> **WHAT YOU HAVE TO DO**:
Once the line with "if (f < 4 ? !(ZSKIP" is found in the entries below, repeat it and each following line exactly, up to and including the line with "acc[2 * t3 + m] = g1 - c1[m];". Add no other lines.

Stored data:
template <int MODE, bool NT_OUT>
__global__ __launch_bounds__(THREADS) void conv_wino_bf16m_kernel(const Args a) {
  extern __shared__ __attribute__((aligned(16))) unsigned char lds_raw[];
  float* const slots = (float*)(lds_raw + SLOTOFF);
  const int tid = threadIdx.x, lane = tid & 63;
  const int wave = __builtin_amdgcn_readfirstlane(tid >> 6);
  auto read_slot = [&](int s) {
    const intx4 v = *(const intx4*)(slots + 4 * s);
    Tile t;
    t.item = __builtin_amdgcn_readfirstlane(v[0]);
    t.tx = __builtin_amdgcn_readfirstlane(v[1]);
    t.ty = __builtin_amdgcn_readfirstlane(v[2]);
    t.n = __builtin_amdgcn_readfirstlane(v[3]);
    t.ks = 0;
    return t;
  };
  const int pshift = a.nphase == 4 ? 2 : 0;
  const int nchunks = a.Cin / CK;
  const int L = 2 * nchunks;
  int tile_count = 0;
  (void)tile_count;
  if (tid < 128) {
    float* const prm = (float*)(lds_raw + PARAMOFF);
    const bool cv = tid < a.Cout, gd = cv && (a.act == DSIC_ACT_GDN || a.act == DSIC_ACT_IGDN);
    prm[tid] = cv ? a.bias[tid] : 0.f;
    prm[128 + tid] = gd ? a.beta[tid] : 1.f;
    prm[256 + tid] = gd ? a.gamma[tid] : 0.f;
  }

  if (wave >= 8) {
    __builtin_amdgcn_s_setprio(3);
    const int ht = tid - 512;
    const int Cin = a.Cin;
    const int pt = ht >> 2, pq = ht & 3;
// ... 1 lines not shown
    const int vwrite = pt * ROWB + ((((pq >> 1) ^ ((pt >> 3) & 1))) << 4) + ((pq & 1) << 3);
    unsigned char* const vmine = lds_raw + vwrite;
    auto post = [&](int s, int item) {
      const int tile = item >> pshift;
      const int row = tile / a.tiles_x;
      const intx4 v = {item, tile - row * a.tiles_x, row % a.tiles_y, row / a.tiles_y};
      *(intx4*)(slots + 4 * s) = v;
    };
    const int pix_f = a.cm_in ? CK : Cin;
    const unsigned chunk_in_b = a.cm_in ? (unsigned)(a.H * a.W * CK * 4) : (unsigned)(CK * 4);
    struct WinAim {
      unsigned off[NLOAD];
      uintx4 rsrc;
    };
    WinAim am;
    const int hw = wave - 8;
    const unsigned lds_base = (unsigned)(unsigned long long)(__attribute__((address_space(3))) unsigned char*)lds_raw;
    auto aim = [&](WinAim& m, const Tile& t0) {
      Tile t = t0;
      if (WBM_ABL & 1) { t.n = 0; t.tx = 0; t.ty = 0; }
      const unsigned long long base = (unsigned long long)(a.in + (size_t)t.n * a.H * a.W * Cin);
      m.rsrc = uintx4{(unsigned)base, (unsigned)(base >> 32) & 0xFFFFu, (unsigned)(a.H * a.W * Cin * 4), 0x00020000u};
#pragma unroll
      for (int j = 0; j < NLOAD; ++j) {
        const int i = ht + 256 * j;
        const int pix = i >> 2, q = i & 3;
        const int wy = pix / WINW, wx = pix - wy * WINW;
        const int gy = t.ty * 16 - 1 + wy, gx = t.tx * 16 - 1 + wx;
        const bool ok = i < WINITEMS && gy >= 0 && gy < a.H && gx >= 0 && gx < a.W && !(WBM_ABL & 2);
        m.off[j] = ok ? (unsigned)(((gy * a.W + gx) * pix_f + 4 * q) * 4) : 0x80000000u;
      }
    };
    auto aim_nowhere = [&](WinAim& m) {
#pragma unroll
      for (int j = 0; j < NLOAD; ++j) m.off[j] = 0x80000000u;
    };
    auto dma = [&](int wbuf, int chunk) {
      const uintx4 rs = {(unsigned)__builtin_amdgcn_readfirstlane((int)am.rsrc[0]), (unsigned)__builtin_amdgcn_readfirstlane((int)am.rsrc[1]),
                         (unsigned)__builtin_amdgcn_readfirstlane((int)am.rsrc[2]), (unsigned)__builtin_amdgcn_readfirstlane((int)am.rsrc[3])};
      const unsigned soff = (unsigned)chunk * chunk_in_b;
#pragma unroll
      for (int j = 0; j < NLOAD; ++j) {
        const unsigned m0v = lds_base + (unsigned)(STAGEOFF + wbuf * WINB + 16 * (hw * 64 + 256 * j));
        if (j < NLOAD - 1 || ht < WINITEMS - 256 * (NLOAD - 1))
          asm volatile("s_mov_b32 m0, %0\n\ts_nop 0\n\tbuffer_load_dwordx4 %1, %2, %3 offen lds"
                       :: "s"(m0v), "v"(am.off[j]), "s"(rs), "s"(soff) : "memory");
      }
    };
    const bool last_piece = hw == 0;
    auto wait_all_but_newest = [&](int groups) {
      if (groups == 0) asm volatile("s_waitcnt vmcnt(0)" ::: "memory");
      else if (groups == 1) { if (last_piece) asm volatile("s_waitcnt vmcnt(6)" ::: "memory"); else asm volatile("s_waitcnt vmcnt(5)" ::: "memory"); }
      else { if (last_piece) asm volatile("s_waitcnt vmcnt(12)" ::: "memory"); else asm volatile("s_waitcnt vmcnt(10)" ::: "memory"); }
    };
    static_assert(NLOAD == 6, "the vmcnt immediates above count 6 (5) loads per window");
    const int patch0 = ((2 * pty) * WINW + 2 * ptx) * (CK * 4) + pq * 16;
    auto psub = [](floatx2 x, floatx2 y) {
      floatx2 r;
      asm("v_pk_add_f32 %0, %1, %2 neg_lo:[0,1] neg_hi:[0,1]" : "=v"(r) : "v"(x), "v"(y));
      return r;
    };
    auto sub4 = [&](floatx4 x, floatx4 y) {
      const floatx2 l = psub(floatx2{x[0], x[1]}, floatx2{y[0], y[1]}), h = psub(floatx2{x[2], x[3]}, floatx2{y[2], y[3]});
      return floatx4{l[0], l[1], h[0], h[1]};
    };
    auto split_store = [&](floatx4 v, unsigned char* dst) {
      const unsigned h0 = cvt_pk_bf16(v[0], v[1]), h1 = cvt_pk_bf16(v[2], v[3]);
      *(uintx2*)dst = uintx2{h0, h1};
      const floatx2 r01 = psub(floatx2{v[0], v[1]}, floatx2{bf16_lo(h0), bf16_hi(h0)});
      const floatx2 r23 = psub(floatx2{v[2], v[3]}, floatx2{bf16_lo(h1), bf16_hi(h1)});
// ... 3 lines not shown
      const unsigned char* src = lds_raw + STAGEOFF + wbuf * WINB + patch0;
      unsigned char* dst = vmine + vb * VBUFB;
      floatx4 xa[4], xb[4];
      bool a_live = true, b_live = true;
      if (!passB) {
#pragma unroll
        for (int k = 0; k < 4; ++k) {
          const floatx4 r1 = *(const floatx4*)(src + (1 * WINW + k) * (CK * 4));
          const floatx4 r2 = *(const floatx4*)(src + (2 * WINW + k) * (CK * 4));
          xa[k] = r1 + r2;
          xb[k] = sub4(r2, r1);
        }
      } else {
        a_live = zxi != 0u;
        b_live = zxi != 3u;
#pragma unroll
        for (int k = 0; k < 4; ++k) {
          const floatx4 r0 = *(const floatx4*)(src + (0 * WINW + k) * (CK * 4));
          const floatx4 r1 = *(const floatx4*)(src + (1 * WINW + k) * (CK * 4));
          const floatx4 r2 = *(const floatx4*)(src + (2 * WINW + k) * (CK * 4));
          const floatx4 r3 = *(const floatx4*)(src + (3 * WINW + k) * (CK * 4));
          xa[k] = sub4(r0, r2);
          xb[k] = sub4(r1, r3);
        }
      }
      if (a_live) {
        if (znu != 0) split_store(sub4(xa[0], xa[2]), dst + 0 * POSB);
        split_store(xa[1] + xa[2], dst + 1 * POSB);
        split_store(sub4(xa[2], xa[1]), dst + 2 * POSB);
        if (znu != 3) split_store(sub4(xa[1], xa[3]), dst + 3 * POSB);
      }
      if (b_live) {
        if (znu != 0) split_store(sub4(xb[0], xb[2]), dst + 4 * POSB);
        split_store(xb[1] + xb[2], dst + 5 * POSB);
        split_store(sub4(xb[2], xb[1]), dst + 6 * POSB);
        if (znu != 3) split_store(sub4(xb[1], xb[3]), dst + 7 * POSB);
      }
    };
    auto zero_of = [&](const Tile& t, int k, unsigned& zxi, unsigned& znu) {
      zxi = 4;
      znu = 4;
      if (MODE == 1) {
        const int blk = k / (nchunks >> 2);
        if (blk >> 1) zxi = 3;
        if (blk & 1) znu = 3;
      } else if (MODE == 2) {
        const int phase = t.item & 3;
        if (phase >> 1) zxi = 0;
        if (phase & 1) znu = 0;
      }
    };
    auto next_ticket = [&]() { return (int)(atomicAdd(a.ticket, 1ULL) + gridDim.x); };

    if (ht == 0) {
      post(0, (int)blockIdx.x);
      post(1, next_ticket());
    }
    __syncthreads();
    Tile cur = read_slot(0);
    int ticket_pre = a.ntiles;
    aim(am, cur);
    dma(0, 0);
    dma(1, 1);
    dma(2, 2);
    if (ht == 0 && read_slot(1).item < a.ntiles) ticket_pre = next_ticket();
    wait_all_but_newest(2);
    __syncthreads();
    {
      unsigned zxi, znu;
      zero_of(cur, 0, zxi, znu);
      commit(0, 0, false, zxi, znu);
    }
    wait_all_but_newest(1);
    __syncthreads();
    int wq = 1;
    int s_nxt = 1, s_wr = 2;
    while (cur.item < a.ntiles) {
      const Tile nxt = read_slot(s_nxt);
      const bool more = nxt.item < a.ntiles;
      tile_count++;
      auto phase = [&](int sg) {
        MSTAMP(8, 4 * sg);
        {
          const int k3 = sg + 3;
          if (k3 == L) {
            if (more) aim(am, nxt); else aim_nowhere(am);
          }
          const int k3w = k3 < L ? k3 : k3 - L;
          dma(wq >= 1 ? wq - 1 : 2, k3w < nchunks ? k3w : k3w - nchunks);
        }
        MSTAMP(8, 4 * sg + 1);
        {
          unsigned zxi, znu;
          const int tg = sg + 1;
          const bool passB = tg >= nchunks && tg < L;
          if (tg < L) zero_of(cur, passB ? tg - nchunks : tg, zxi, znu); else zero_of(nxt, 0, zxi, znu);
          commit(wq, tg & 1, passB, zxi, znu);
        }
        wq = wq == 2 ? 0 : wq + 1;
        wait_all_but_newest(1);
        MSTAMP(8, 4 * sg + 2);
        __syncthreads();
        MSTAMP(8, 4 * sg + 3);
      };
      if (ht == 0 && more) post(s_wr, ticket_pre);
      for (int sg = 0; sg < L; sg += 2) {
        phase(sg);
        phase(sg + 1);
        if (sg + 2 == nchunks) {
          __syncthreads();
          __syncthreads();
          __syncthreads();
          __syncthreads();
        }
      }
      if (ht == 0 && more && read_slot(s_wr).item < a.ntiles) ticket_pre = next_ticket();
      cur = nxt;
      const int s_old = s_nxt;
      s_nxt = s_wr;
      s_wr = s_old == 0 ? 2 : s_old - 1;
    }
#if WBM_STAMP
    if (wave == 8) {
      wbm_stamps[blockIdx.x * 256 + 128 + lane] = (long long)((unsigned*)(lds_raw + STAMPOFF))[128 + lane];
      wbm_stamps[blockIdx.x * 256 + 192 + lane] = (long long)((unsigned*)(lds_raw + STAMPOFF))[192 + lane];
    }
#endif
    if (ht == 0) {
      const unsigned long long done = atomicAdd(a.ticket + 1, 1ULL);
      if (done == (unsigned long long)gridDim.x - 1) {
        a.ticket[0] = 0ULL;
        a.ticket[1] = 0ULL;
      }
    }
    return;
  }

  const int h = lane >> 5, l31 = lane & 31;
  const int nt = wave & 3, pqw = wave >> 2;
  const bool nvalid = nt * 32 < a.CoutP;
// ... 50 lines not shown
  Tile cur = read_slot(0);
  const __amdgpu_buffer_rsrc_t urs = __builtin_amdgcn_make_buffer_rsrc(
      (void*)a.u, 0, (int)(16u * pos_b * (unsigned)a.nphase), 0x00020000);
  auto soff_item = [&](const Tile& t) { return (unsigned)(t.item & (a.nphase - 1)) * (unsigned)a.u_phase_bytes; };
  unsigned soff_phase = soff_item(cur);
  auto fetch = [&](bf16x8 (&dst)[P], unsigned so) {
#pragma unroll
    for (int q = 0; q < P; ++q)
      dst[q] = __builtin_bit_cast(bf16x8, __builtin_amdgcn_raw_buffer_load_b128(urs, ulane, so + (unsigned)q * plane_b, 0));
  };
#pragma unroll
  for (int f = 0; f < RING; ++f) fetch(Bq[f], soff_phase + (unsigned)gpos<MODE, 0, PQ>(f) * pos_b);
  int s_nxt = 1;
  while (cur.item < a.ntiles) {
    tile_count++;
    const Tile nxt = read_slot(s_nxt);
    const unsigned soff_phase_nxt = soff_item(nxt.item < a.ntiles ? nxt : cur);
    unsigned tzero_xi = 4, tzero_nu = 4;
    if (MODE == 2) {
      const int phase = cur.item & 3;
      if (phase >> 1) tzero_xi = 0;
      if (phase & 1) tzero_nu = 0;
    }
    auto chunk_body = [&](auto pass_tag, auto first_tag, int chunk) {
      constexpr int PASS = decltype(pass_tag)::value;
      constexpr bool FIRST = decltype(first_tag)::value;
      const bool last = chunk + 1 == nchunks;
      MSTAMP(0, 3 * (PASS * nchunks + chunk));
      unsigned zero_xi = tzero_xi, zero_nu = tzero_nu;
      if (MODE == 1) {
        const int blk = chunk / (nchunks >> 2);
        zero_xi = (blk >> 1) ? 3 : 4;
        zero_nu = (blk & 1) ? 3 : 4;
      }
      auto is_zero = [&](int s) {
        const int g = gpos<MODE, PASS, PQ>(s);
        return (unsigned)(g >> 2) == zero_xi || (unsigned)(g & 3) == zero_nu;
      };
      const unsigned char* vb = lds_raw + ((PASS * nchunks + chunk) & 1) * VBUFB + aread;
      auto vaddr = [&](int sub, int q) {
        return vb + lpos_of<PASS>(gpos<MODE, PASS, PQ>(sub >> 1)) * POSB + (sub & 1) * (32 * ROWB) + q * PLANEB;
      };
      bf16x8 Aq[P];
#pragma unroll
      for (int q = 0; q < P; ++q) Aq[q] = *(const bf16x8*)vaddr(0, q);
#pragma unroll
      for (int s = 0; s < 4; ++s) {
        const bool live = !ZSKIP || !is_zero(s);
// ... 11 lines not shown
#pragma unroll
            for (int e = 0; e < 16; ++e) acc[sub][e] = 0.f;
          }
          if (sub + 1 < 8) {
#pragma unroll
            for (int q = 0; q < P; ++q) Aq[q] = *(const bf16x8*)vaddr(sub + 1, q);
          }
        }
        {
          const int f = s + RING;
          const unsigned so = f < 4 ? soff_phase + (unsigned)gpos<MODE, PASS, PQ>(f) * pos_b + (unsigned)chunk * chunk_b
                                    : soff_phase + (unsigned)gpos<MODE, PASS, PQ>(f - 4) * pos_b + (unsigned)(chunk + 1) * chunk_b;
          if (f < 4 ? !(ZSKIP && is_zero(f)) : !last) fetch(Bq[s % RING], so);
        }
      }
      MSTAMP(0, 3 * (PASS * nchunks + chunk) + 1);
      __syncthreads();
      MSTAMP(0, 3 * (PASS * nchunks + chunk) + 2);
    };

    chunk_body(std::integral_constant<int, 0>{}, std::true_type{}, 0);
    for (int chunk = 1; chunk < nchunks; ++chunk) chunk_body(std::integral_constant<int, 0>{}, std::false_type{}, chunk);
    {
      constexpr int XI = 1 + PQ;
      constexpr int s0 = step_of<MODE, 0, PQ>(XI * 4 + 0), s1 = step_of<MODE, 0, PQ>(XI * 4 + 1);
      constexpr int s2 = step_of<MODE, 0, PQ>(XI * 4 + 2), s3 = step_of<MODE, 0, PQ>(XI * 4 + 3);
      floatx16 c0[2], c1[2];
#pragma unroll
      for (int m = 0; m < 2; ++m) {
        c0[m] = (acc[2 * s0 + m] + acc[2 * s1 + m]) + acc[2 * s2 + m];
        c1[m] = (acc[2 * s1 + m] - acc[2 * s2 + m]) - acc[2 * s3 + m];
      }
      constexpr int XB = PQ == 0 ? 0 : 3;
      constexpr int t0 = step_of<MODE, 1, PQ>(XB * 4 + 0), t1 = step_of<MODE, 1, PQ>(XB * 4 + 1);
      constexpr int t2 = step_of<MODE, 1, PQ>(XB * 4 + 2), t3 = step_of<MODE, 1, PQ>(XB * 4 + 3);
#pragma unroll
      for (int m = 0; m < 2; ++m) {
        xwrite(xa_mine, c0[m]);
        xwrite(xb_mine, c1[m]);
        MSTAMP(0, 122 + 2 * m);
        __syncthreads();
        MSTAMP(0, 123 + 2 * m);
        const floatx16 g0 = xread(xa_part), g1 = xread(xb_part);
        if (PQ == 0) {
          acc[2 * t0 + m] = c0[m] + g0;
          acc[2 * t3 + m] = -(c1[m] + g1);
        } else {
          acc[2 * t0 + m] = c0[m] - g0;
          acc[2 * t3 + m] = g1 - c1[m];
        }
#pragma unroll
        for (int e = 0; e < 16; ++e) {
          acc[2 * t1 + m][e] = 0.f;
          acc[2 * t2 + m][e] = 0.f;
        }
        __syncthreads();
      }
      MSTAMP(0, 126);
    }
#pragma unroll
    for (int f = 0; f < RING; ++f) fetch(Bq[f], soff_phase + (unsigned)gpos<MODE, 1, PQ>(f) * pos_b);
    for (int chunk = 0; chunk < nchunks; ++chunk) chunk_body(std::integral_constant<int, 1>{}, std::false_type{}, chunk);
    soff_phase = soff_phase_nxt;

    MSTAMP(0, 120);
    {
      const int phase = cur.item & (a.nphase - 1);
      const int ppy = phase >> 1, ppx = phase & 1;
      const int OH = a.nphase == 4 ? 2 * a.H : a.H, OW = a.nphase == 4 ? 2 * a.W : a.W;
      const __amdgpu_buffer_rsrc_t ors = __builtin_amdgcn_make_buffer_rsrc(
          (void*)(a.out + (size_t)cur.n * OH * OW * a.ostride + a.ooff), 0, (OH * OW * a.ostride - a.ooff) * 4, 0x00020000);
      const unsigned tbase =
          a.nphase == 4 ? (unsigned)(((32 * cur.ty + ppy) * OW + 32 * cur.tx + ppx) * PB)
          : a.s2d       ? (unsigned)(((8 * cur.ty) * (a.W >> 1) + 8 * cur.tx) * SX)
                        : (unsigned)((16 * cur.ty * a.W + 16 * cur.tx) * PB);
      constexpr int XB = PQ == 0 ? 0 : 3;
      constexpr int t0 = step_of<MODE, 1, PQ>(XB * 4 + 0), t1 = step_of<MODE, 1, PQ>(XB * 4 + 1);
      constexpr int t2 = step_of<MODE, 1, PQ>(XB * 4 + 2), t3 = step_of<MODE, 1, PQ>(XB * 4 + 3);
      const int ln = lane_now();
      float* const tw = (float*)(lds_raw + XOFF + wave * 4096) + ln + 96 * (ln >> 5);
// ... 36 lines not shown
        else if (a.act == DSIC_ACT_IGDN)
          emit(std::integral_constant<int, DSIC_ACT_IGDN>{}, m, j, y);
        else if (a.act == DSIC_ACT_RELU)
          emit(std::integral_constant<int, DSIC_ACT_RELU>{}, m, j, y);
        else
          emit(std::integral_constant<int, DSIC_ACT_NONE>{}, m, j, y);
      };
#pragma unroll
      for (int m = 0; m < 2; ++m) {
        const floatx16 y0 = (acc[2 * t0 + m] + acc[2 * t1 + m]) + acc[2 * t2 + m];
        const floatx16 y1 = (acc[2 * t1 + m] - acc[2 * t2 + m]) - acc[2 * t3 + m];
        emit_act(m, 0, PQ == 0 ? y0 : -y0);
        emit_act(m, 1, PQ == 0 ? y1 : -y1);
      }
    }
    MSTAMP(0, 121);
#pragma unroll
    for (int f = 0; f < RING; ++f) fetch(Bq[f], soff_phase + (unsigned)gpos<MODE, 0, PQ>(f) * pos_b);
    cur = nxt;
    s_nxt = s_nxt == 2 ? 0 : s_nxt + 1;
  }
#if WBM_STAMP
  if (wave == 0) {
    wbm_stamps[blockIdx.x * 256 + lane] = (long long)((unsigned*)(lds_raw + STAMPOFF))[lane];
    wbm_stamps[blockIdx.x * 256 + 64 + lane] = (long long)((unsigned*)(lds_raw + STAMPOFF))[64 + lane];
  }
#endif
  };
  if (pqw == 0)
    mfma_waves(std::integral_constant<int, 0>{});
  else
    mfma_waves(std::integral_constant<int, 1>{});
}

> **EXERCISE ANSWER**:
          if (f < 4 ? !(ZSKIP && is_zero(f)) : !last) fetch(Bq[s % RING], so);
        }
      }
      MSTAMP(0, 3 * (PASS * nchunks + chunk) + 1);
      __syncthreads();
      MSTAMP(0, 3 * (PASS * nchunks + chunk) + 2);
    };

    chunk_body(std::integral_constant<int, 0>{}, std::true_type{}, 0);
    for (int chunk = 1; chunk < nchunks; ++chunk) chunk_body(std::integral_constant<int, 0>{}, std::false_type{}, chunk);
    {
      constexpr int XI = 1 + PQ;
      constexpr int s0 = step_of<MODE, 0, PQ>(XI * 4 + 0), s1 = step_of<MODE, 0, PQ>(XI * 4 + 1);
      constexpr int s2 = step_of<MODE, 0, PQ>(XI * 4 + 2), s3 = step_of<MODE, 0, PQ>(XI * 4 + 3);
      floatx16 c0[2], c1[2];
#pragma unroll
      for (int m = 0; m < 2; ++m) {
        c0[m] = (acc[2 * s0 + m] + acc[2 * s1 + m]) + acc[2 * s2 + m];
        c1[m] = (acc[2 * s1 + m] - acc[2 * s2 + m]) - acc[2 * s3 + m];
      }
      constexpr int XB = PQ == 0 ? 0 : 3;
      constexpr int t0 = step_of<MODE, 1, PQ>(XB * 4 + 0), t1 = step_of<MODE, 1, PQ>(XB * 4 + 1);
      constexpr int t2 = step_of<MODE, 1, PQ>(XB * 4 + 2), t3 = step_of<MODE, 1, PQ>(XB * 4 + 3);
#pragma unroll
      for (int m = 0; m < 2; ++m) {
        xwrite(xa_mine, c0[m]);
        xwrite(xb_mine, c1[m]);
        MSTAMP(0, 122 + 2 * m);
        __syncthreads();
        MSTAMP(0, 123 + 2 * m);
        const floatx16 g0 = xread(xa_part), g1 = xread(xb_part);
        if (PQ == 0) {
          acc[2 * t0 + m] = c0[m] + g0;
          acc[2 * t3 + m] = -(c1[m] + g1);
        } else {
          acc[2 * t0 + m] = c0[m] - g0;
          acc[2 * t3 + m] = g1 - c1[m];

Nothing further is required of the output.